# Does Anyone Use Their Fire to Read Online Manga?



## Scheherazade (Apr 11, 2009)

I'm debating getting a Fire simply to have an easier way to read manga online. I get kind of tired sitting at a computer to read all the time, but I'm not sure how well it handles it... if at all. Things like the screen size, the browser it uses... I debated an iPad but I'm so paranoid over something needing flash and it being blocked. Anyway... here's a sample of an online manga I'm reading right now. If anyone could give me input on it that'd be great. Thanks!

http://manga.animea.net/skip-beat-chapter-67.html


----------



## CS (Nov 3, 2008)

I don't read manga so I can't comment on what the experience would be like regularly, but based on the site you linked, it's pretty good...and that's even with the clunky message board format of that site. If you had dedicated files for your manga, I could see the Fire being pretty good for it.

BTW I tested it on the Fire and am posting this response from there too.

If you want me to take some pics so you can see if for yourself, let me know.


----------



## Scheherazade (Apr 11, 2009)

I actually caved and ordered one and just got it earlier today.  Thank you for the feedback!  I agree, the site is clunky, but it's almost a pleasure to use on the Fire versus sitting at a computer or trying to use my netbook.  Having the actual files for them will make it even better, I just need to find out how to go about doing all that.  Now just to figure out what else I can do with this thing so I don't feel like I wasted money ><  I must be getting old... used to be able to pick up technology and be a pro.  Now I have this Fire and a Revue and am sitting here with both feeling like I am missing out on a lot.


----------



## Scheherazade (Apr 11, 2009)

I got a free reader app and once I got used to it I find it works pretty great, actually.  My only problem with it is it will bookmark a series, but not keep where you left off in it.  There's a $3 app that's gotten a few mixed reviews lately due to some update, but I may check that out.  It looks like they take sites like the one I put the link to and basically make it so you get nothing but the anime page and flick the screen to read.  So yay!  That's pretty much why I wanted the Fire, so I'm pretty stoked... hehe, puns.


----------



## Betsy the Quilter (Oct 27, 2008)

Yay for the new Fire!

Hang out here, Scheherazade!  We'll answer any questions.

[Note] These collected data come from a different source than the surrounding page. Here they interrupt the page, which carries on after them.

#ifndef VIEO_FAST_WAVES
#define VIEO_FAST_WAVES 1
#endif
__global__ void __launch_bounds__(64 * VIEO_FAST_WAVES)
k_fast(OrbParams P, ImgSet I, const CellDesc* __restrict__ cells, unsigned* __restrict__ cell_keys,
       int* __restrict__ cell_counts, int iniTh, int minTh, int tpitch, int tile_bytes,
       int score_bytes, int cand_cap, int n_images, int lds_per_wave) {
  extern __shared__ __attribute__((aligned(16))) uint8_t smem_all[];
  const int lane = threadIdx.x & 63;
  const int wave_in_wg = __builtin_amdgcn_readfirstlane((int)(threadIdx.x >> 6));
  uint8_t* smem = smem_all + wave_in_wg * lds_per_wave;
  const int item = xcd_grouped(blockIdx.x, kXcdRun) * VIEO_FAST_WAVES + wave_in_wg;
  if (item >= P.ncells * n_images) return;
  const int b = item / P.ncells, c = item - b * P.ncells;
  const CellDesc cd = cells[c];
  int pitch;
  const uint8_t* src = plane_ptr(P, I, b, cd.level, &pitch);
  uint8_t* tile = smem;
  uint8_t* sc = smem + tile_bytes;
  unsigned short* cand = (unsigned short*)(smem + tile_bytes + score_bytes);
  const int x0a = cd.x0 & ~3;
  const int ndw = ((cd.x0 + cd.cw + 3) >> 2) - (x0a >> 2);
  {
    const int dc = lane & 15, dr = lane >> 4;
    const uint8_t* gbase = src + (size_t)cd.y0 * pitch + x0a;
    const unsigned gstep = 4u * (unsigned)pitch, tstep = 4u * (unsigned)tpitch;
    unsigned goff = (unsigned)dr * (unsigned)pitch + 4u * dc;
    uint8_t* t = tile + dr * tpitch + 4 * dc;
    const int kfull = cd.ch >> 2;
    if (dc < ndw) {
      unsigned v[16];
#pragma unroll
      for (int k = 0; k < 16; k++) {
        if (k < kfull)
          v[k] = *(const unsigned*)(gbase + goff);
        else if (dr + 4 * k < cd.ch)
          v[k] = *(const unsigned*)(gbase + goff);
        goff += gstep;
      }
#pragma unroll
      for (int k = 0; k < 16; k++) {
        if (k < kfull)
          *(unsigned*)t = v[k];
        else if (dr + 4 * k < cd.ch)
          *(unsigned*)t = v[k];
        t += tstep;
      }
      for (int r = dr + 64; r < cd.ch; r += 4, goff += gstep, t += tstep) *(unsigned*)t = *(const unsigned*)(gbase + goff);
    }
    for (int idx = lane; idx < cd.ch * (ndw - 16); idx += 64) {
      const int r = idx / (ndw - 16), dcol = 16 + idx % (ndw - 16);
      *(unsigned*)(tile + r * tpitch + 4 * dcol) =
          *(const unsigned*)(src + (size_t)(cd.y0 + r) * pitch + x0a + 4 * dcol);
    }
  }
  fast_cell(P, cd, b, c, tile, sc, cand, cand_cap, tpitch, iniTh, minTh, lane, cell_keys, cell_counts);
}

__global__ void __launch_bounds__(1024)
k_quadtree(OrbParams P, const unsigned* __restrict__ cell_keys,
           const int* __restrict__ cell_counts, unsigned* __restrict__ keys,
           unsigned short* __restrict__ kslot, unsigned char* __restrict__ kq,
           unsigned* __restrict__ sel, int* __restrict__ sel_count, int ncap_max, int scap_max, int l0) {
  extern __shared__ __attribute__((aligned(16))) uint8_t smem[];
  const int l = l0 + blockIdx.x, b = blockIdx.y;
  const LevelDesc& D = P.lv[l];
  uint8_t* q = smem;
  QtMem m;
  m.scanA = (unsigned long long*)q;
  q += sizeof(unsigned long long) * scap_max;
  m.scanB = (unsigned long long*)q;
  q += sizeof(unsigned long long) * scap_max;
  m.cnt = (int*)q;
  q += 4 * ncap_max;
  m.cc = (int*)q;
  q += 16 * ncap_max;
  m.best = (unsigned*)q;
  q += 4 * ncap_max;
  m.cand_size[0] = (int*)q;
  q += 4 * ncap_max;
  m.cand_size[1] = (int*)q;
  q += 4 * ncap_max;
  m.s = (QtShared*)q;
  q += 64;
  m.x0 = (short*)q;
  q += 2 * ncap_max;
  m.y0 = (short*)q;
  q += 2 * ncap_max;
  m.x1 = (short*)q;
  q += 2 * ncap_max;
  m.y1 = (short*)q;
  q += 2 * ncap_max;
  m.child = (unsigned short*)q;
  q += 8 * ncap_max;
  m.mark = (unsigned short*)q;
  q += 2 * ncap_max;
  m.list[0] = (unsigned short*)q;
  q += 2 * ncap_max;
  m.list[1] = (unsigned short*)q;
  q += 2 * ncap_max;
  m.cand_slot[0] = (unsigned short*)q;
  q += 2 * ncap_max;
  m.cand_slot[1] = (unsigned short*)q;
  q += 2 * ncap_max;
  m.order = (unsigned short*)q;
  q += 2 * ncap_max;
  m.flag = (unsigned char*)q;
  m.ncap = D.ncap;
  m.scap = scap_max;

  const int tid = threadIdx.x;
  const int ncell = D.cell_end - D.cell_begin;
  const int* cnts = cell_counts + (size_t)b * P.ncells + D.cell_begin;
  for (int i = tid; i < ncell; i += blockDim.x) m.scanA[i] = (unsigned long long)cnts[i];
  for (int i = tid; i < D.nIni; i += blockDim.x) m.cnt[i] = 0;
  __syncthreads();
  unsigned long long* inc = qt_scan(m.scanA, m.scanB, ncell);
  if (tid == 0) m.s->K = ncell > 0 ? (int)inc[ncell - 1] : 0;
  __syncthreads();
  const int K = m.s->K;
  unsigned* kk = keys + (size_t)b * P.keys_per_image + D.key_off;
  unsigned short* ks = kslot + (size_t)b * P.keys_per_image + D.key_off;
  unsigned char* kqq = kq + (size_t)b * P.keys_per_image + D.key_off;
  {
    const unsigned* cells0 = cell_keys + ((size_t)b * P.ncells + D.cell_begin) * P.cell_cap;
    const int nth = blockDim.x;
    for (int t0 = tid; t0 < K; t0 += 4 * nth) {
      unsigned key[4];
#pragma unroll
      for (int u = 0; u < 4; u++) {
        const int t = t0 + u * nth;
        key[u] = 0;
        if (t < K) {
          int lo = 0, hi = ncell - 1;
          while (lo < hi) {
            const int mid = (lo + hi) >> 1;
            if ((int)inc[mid] > t)
              hi = mid;
            else
// ... 706 lines not shown
    if (l > 0) {
      std::vector<short> t;
      D.xtab_off = (int)(xtab.size() / 4);
      resize_axis_table(P.lv[l - 1].w, D.w, true, t);
      xtab.insert(xtab.end(), t.begin(), t.end());
      D.ytab_off = (int)(ytab.size() / 4);
      resize_axis_table(P.lv[l - 1].h, D.h, false, t);
      ytab.insert(ytab.end(), t.begin(), t.end());
      const short* xt = xtab.data() + 4 * (size_t)D.xtab_off;
      const short* yt = ytab.data() + 4 * (size_t)D.ytab_off;
      for (int y0 = 0; y0 < D.h; y0 += kResizeRows)
        resize_rows = std::max(resize_rows, yt[4 * (std::min(y0 + kResizeRows, D.h) - 1) + 1] - yt[4 * y0] + 1);
      for (int x0 = 0; x0 < D.w; x0 += 256)
        resize_dw = std::max(resize_dw, ((xt[4 * (std::min(x0 + 256, D.w) - 1) + 1] + 4) >> 2) - (xt[4 * x0] >> 2));
    }
    D.tile_begin = (int)e->tiles.size();
    D.tiles_x = (D.w + kBlurTW - 1) / kBlurTW;
    for (int ty = 0; ty < (D.h + kBlurTH - 1) / kBlurTH; ty++)
      for (int tx = 0; tx < D.tiles_x; tx++) e->tiles.push_back({(short)l, (short)tx, (short)ty, 0});
    D.tile_end = (int)e->tiles.size();
  }
  P.ncells = (int)e->cells.size();
  if (max_cw - 6 > 64 || max_ch - 6 > 1023) {
    set_error("FAST cell wider than 64 pixels (image narrower than one 30-pixel cell?)");
    return VIEO_E_INVALID;
  }
  P.cell_cap = std::max(16, ((max_cw - 6 + 1) / 2) * ((max_ch - 6 + 1) / 2));
  for (int l = 0; l < e->nlevels; l++) {
    LevelDesc& D = P.lv[l];
    D.key_off = key_off;
    D.key_cap = (D.cell_end - D.cell_begin) * P.cell_cap;
    key_off += D.key_cap;
    if (D.key_cap >= (1 << 24)) {
      set_error("too many candidate keys per level");
      return VIEO_E_INVALID;
    }
  }
  P.keys_per_image = key_off;
  P.sel_per_image = sel_off;
  P.kp_cap = sel_off;
  e->ncap_max = ncap_max;
  e->scap_max = std::max(2 * ncap_max, max_ncell);
  e->pyr_img = align_up_sz(pyr_off, 256);
  e->blur_img = align_up_sz(blur_off, 256);
  e->resize_pitch = 4 * resize_dw + 4;
  e->resize_lds = resize_rows * e->resize_pitch;
  {
    bool ok = e->nlevels >= 3;
    int rows2 = 1, dw2 = 1;
    for (int l = 1; ok && l + 1 < e->nlevels; l += 2) {
      const LevelDesc &D1 = P.lv[l], &D2 = P.lv[l + 1];
      const short* xt1 = xtab.data() + 4 * (size_t)D1.xtab_off;
      const short* yt1 = ytab.data() + 4 * (size_t)D1.ytab_off;
      const short* xt2 = xtab.data() + 4 * (size_t)D2.xtab_off;
      const short* yt2 = ytab.data() + 4 * (size_t)D2.ytab_off;
      for (int ex0 = 0; ok && ex0 < D2.w; ex0 += kR2W) {
        const int ex1 = std::min(ex0 + kR2W, D2.w);
        const int rx0 = ex0 == 0 ? 0 : (xt2[4 * ex0] & ~3), rx1 = ex1 == D2.w ? D1.w : std::min(xt2[4 * (ex1 - 1) + 1] + 1, D1.w);
        const int ox1 = ex1 == D2.w ? D1.w : (xt2[4 * ex1] & ~3);
        const int ndw = ((xt1[4 * (rx1 - 1) + 1] + 4) >> 2) - ((xt1[4 * rx0] & ~3) >> 2);
        ok = rx1 - rx0 <= 256 && ox1 <= rx1 && ox1 > rx0 && ndw <= 128;
        dw2 = std::max(dw2, ndw);
      }
      for (int ey0 = 0; ok && ey0 < D2.h; ey0 += kR2H) {
        const int ey1 = std::min(ey0 + kR2H, D2.h);
        const int ry0 = ey0 == 0 ? 0 : yt2[4 * ey0], ry1 = ey1 == D2.h ? D1.h : std::min(yt2[4 * (ey1 - 1) + 1] + 1, D1.h);
        const int oy1 = ey1 == D2.h ? D1.h : yt2[4 * ey1];
        const int nrows = yt1[4 * (ry1 - 1) + 1] - yt1[4 * ry0] + 1;
        ok = ry1 - ry0 <= kR2Rows && oy1 <= ry1 && oy1 > ry0 && nrows <= 48;
        rows2 = std::max(rows2, nrows);
      }
    }
    e->resize2_ok = ok;
    e->resize2_pitch = 4 * dw2 + 4;
    e->resize2_l1_off = (rows2 * e->resize2_pitch + 15) & ~15;
    e->resize2_lds = e->resize2_l1_off + kR2Rows * 260;
  }
  e->tpitch = align_up(max_cw + 3, 4) + 4;
  e->tile_bytes = align_up(e->tpitch * max_ch, 16);
  e->score_bytes = align_up((max_cw - 4) * (max_ch - 4), 16) + 16;
  e->fast_cand_cap = std::max(256, std::min((max_cw - 6) * (max_ch - 6), 512));
  if (const char* cc = getenv("VIEO_FAST_CAND_CAP")) e->fast_cand_cap = std::max(256, atoi(cc));
  e->fast_lds = e->tile_bytes + e->score_bytes + align_up(2 * e->fast_cand_cap, 16) + 16;
  e->qt_lds = 16 * e->scap_max + (4 + 16 + 4 + 4 + 4) * ncap_max + 64 + (2 * 4 + 8 + 2 * 6) * ncap_max +
              ncap_max + 64;
  int rc;
#define ENS(buf, bytes)                 \
  if ((rc = (buf).ensure(bytes)) != VIEO_OK) return rc
  ENS(e->d_pyr, e->pyr_img * B);
  if (!orb_fused()) ENS(e->d_blur, e->blur_img * B);
  ENS(e->d_cells, e->cells.size() * sizeof(CellDesc));
  ENS(e->d_tiles, e->tiles.size() * sizeof(BlurTile));
  ENS(e->d_xtab, std::max<size_t>(xtab.size() * 2, 8));
  ENS(e->d_ytab, std::max<size_t>(ytab.size() * 2, 8));
  ENS(e->d_cell_keys, (size_t)B * P.ncells * P.cell_cap * 4);
  ENS(e->d_cell_counts, (size_t)B * P.ncells * 4);
  ENS(e->d_keys, (size_t)B * P.keys_per_image * 4);
  ENS(e->d_kslot, (size_t)B * P.keys_per_image * 2);
  ENS(e->d_kq, (size_t)B * P.keys_per_image);
  ENS(e->d_sel, (size_t)B * P.sel_per_image * 4);
  ENS(e->d_sel_count, (size_t)B * kMaxLevels * 4);
  ENS(e->d_tmp_kp, (size_t)B * P.kp_cap * sizeof(vieo_keypoint));
  ENS(e->d_tmp_desc, (size_t)B * P.kp_cap * 32);
  ENS(e->d_tmp_counts, (size_t)B * 2 * 4);
  ENS(e->d_krec, (size_t)B * P.kp_cap * 8);
#undef ENS
  VIEO_HIP_CHECK(hipMemcpyAsync(e->d_cells.p, e->cells.data(), e->cells.size() * sizeof(CellDesc),
                                hipMemcpyHostToDevice, e->stream));
  VIEO_HIP_CHECK(hipMemcpyAsync(e->d_tiles.p, e->tiles.data(), e->tiles.size() * sizeof(BlurTile),
                                hipMemcpyHostToDevice, e->stream));
  if (!xtab.empty()) {
    VIEO_HIP_CHECK(hipMemcpyAsync(e->d_xtab.p, xtab.data(), xtab.size() * 2, hipMemcpyHostToDevice,
                                  e->stream));
    VIEO_HIP_CHECK(hipMemcpyAsync(e->d_ytab.p, ytab.data(), ytab.size() * 2, hipMemcpyHostToDevice,
                                  e->stream));
  }
  VIEO_HIP_CHECK(hipStreamSynchronize(e->stream));
  if (e->qt_lds > 64 * 1024)
    VIEO_HIP_CHECK(hipFuncSetAttribute((const void*)k_quadtree,
                                       hipFuncAttributeMaxDynamicSharedMemorySize, e->qt_lds));
  if (e->qt_lds > 160 * 1024) {
    set_error("nfeatures too large for the LDS quadtree (%d bytes)", e->qt_lds);
    return VIEO_E_INVALID;
  }
  e->w = w;
  e->h = h;
  e->B = B;
  return VIEO_OK;
}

You get a free month of Prime, if you weren't already a Prime member.  Be sure to watch some videos!

Betsy


----------



## Scheherazade (Apr 11, 2009)

Yup, already had Prime from my studenting days last year... now I don't want to ever be without it even just for the shipping.  And thanks!  It's my first new Kindle since the original DX!  Exciting times.


----------



## CS (Nov 3, 2008)

Scheherazade, there might be other free (legal) manga or comic reader apps available outside of Amazon. You'd need to adjust some settings and sideload those apps...all very easy. If you need help with any of that, just ask.


----------



## Scheherazade (Apr 11, 2009)

Thanks!  I just figured out how to sideload sort of and sideloaded my first app, "shortyz", which makes me very happy.  I don't have a phone currently, can't afford the monthly payments right now, so that seems to be putting a bit of a crimp in how I can get the apk files.  I see there are a few sites you can use to get them, but I am not entirely sure how that works.  Is there some way to just download apk files from the Android Market directly without an Android device?  To my PC maybe?  I've also seen rooting as a solution, which apparently allows loading of the Android Market on the Fire which will function even after unrooting, but I'm still pretty wary of doing this.


----------



## CS (Nov 3, 2008)

Scheherazade said:


> Thanks! I just figured out how to sideload sort of and sideloaded my first app, "shortyz", which makes me very happy. I don't have a phone currently, can't afford the monthly payments right now, so that seems to be putting a bit of a crimp in how I can get the apk files. I see there are a few sites you can use to get them, but I am not entirely sure how that works.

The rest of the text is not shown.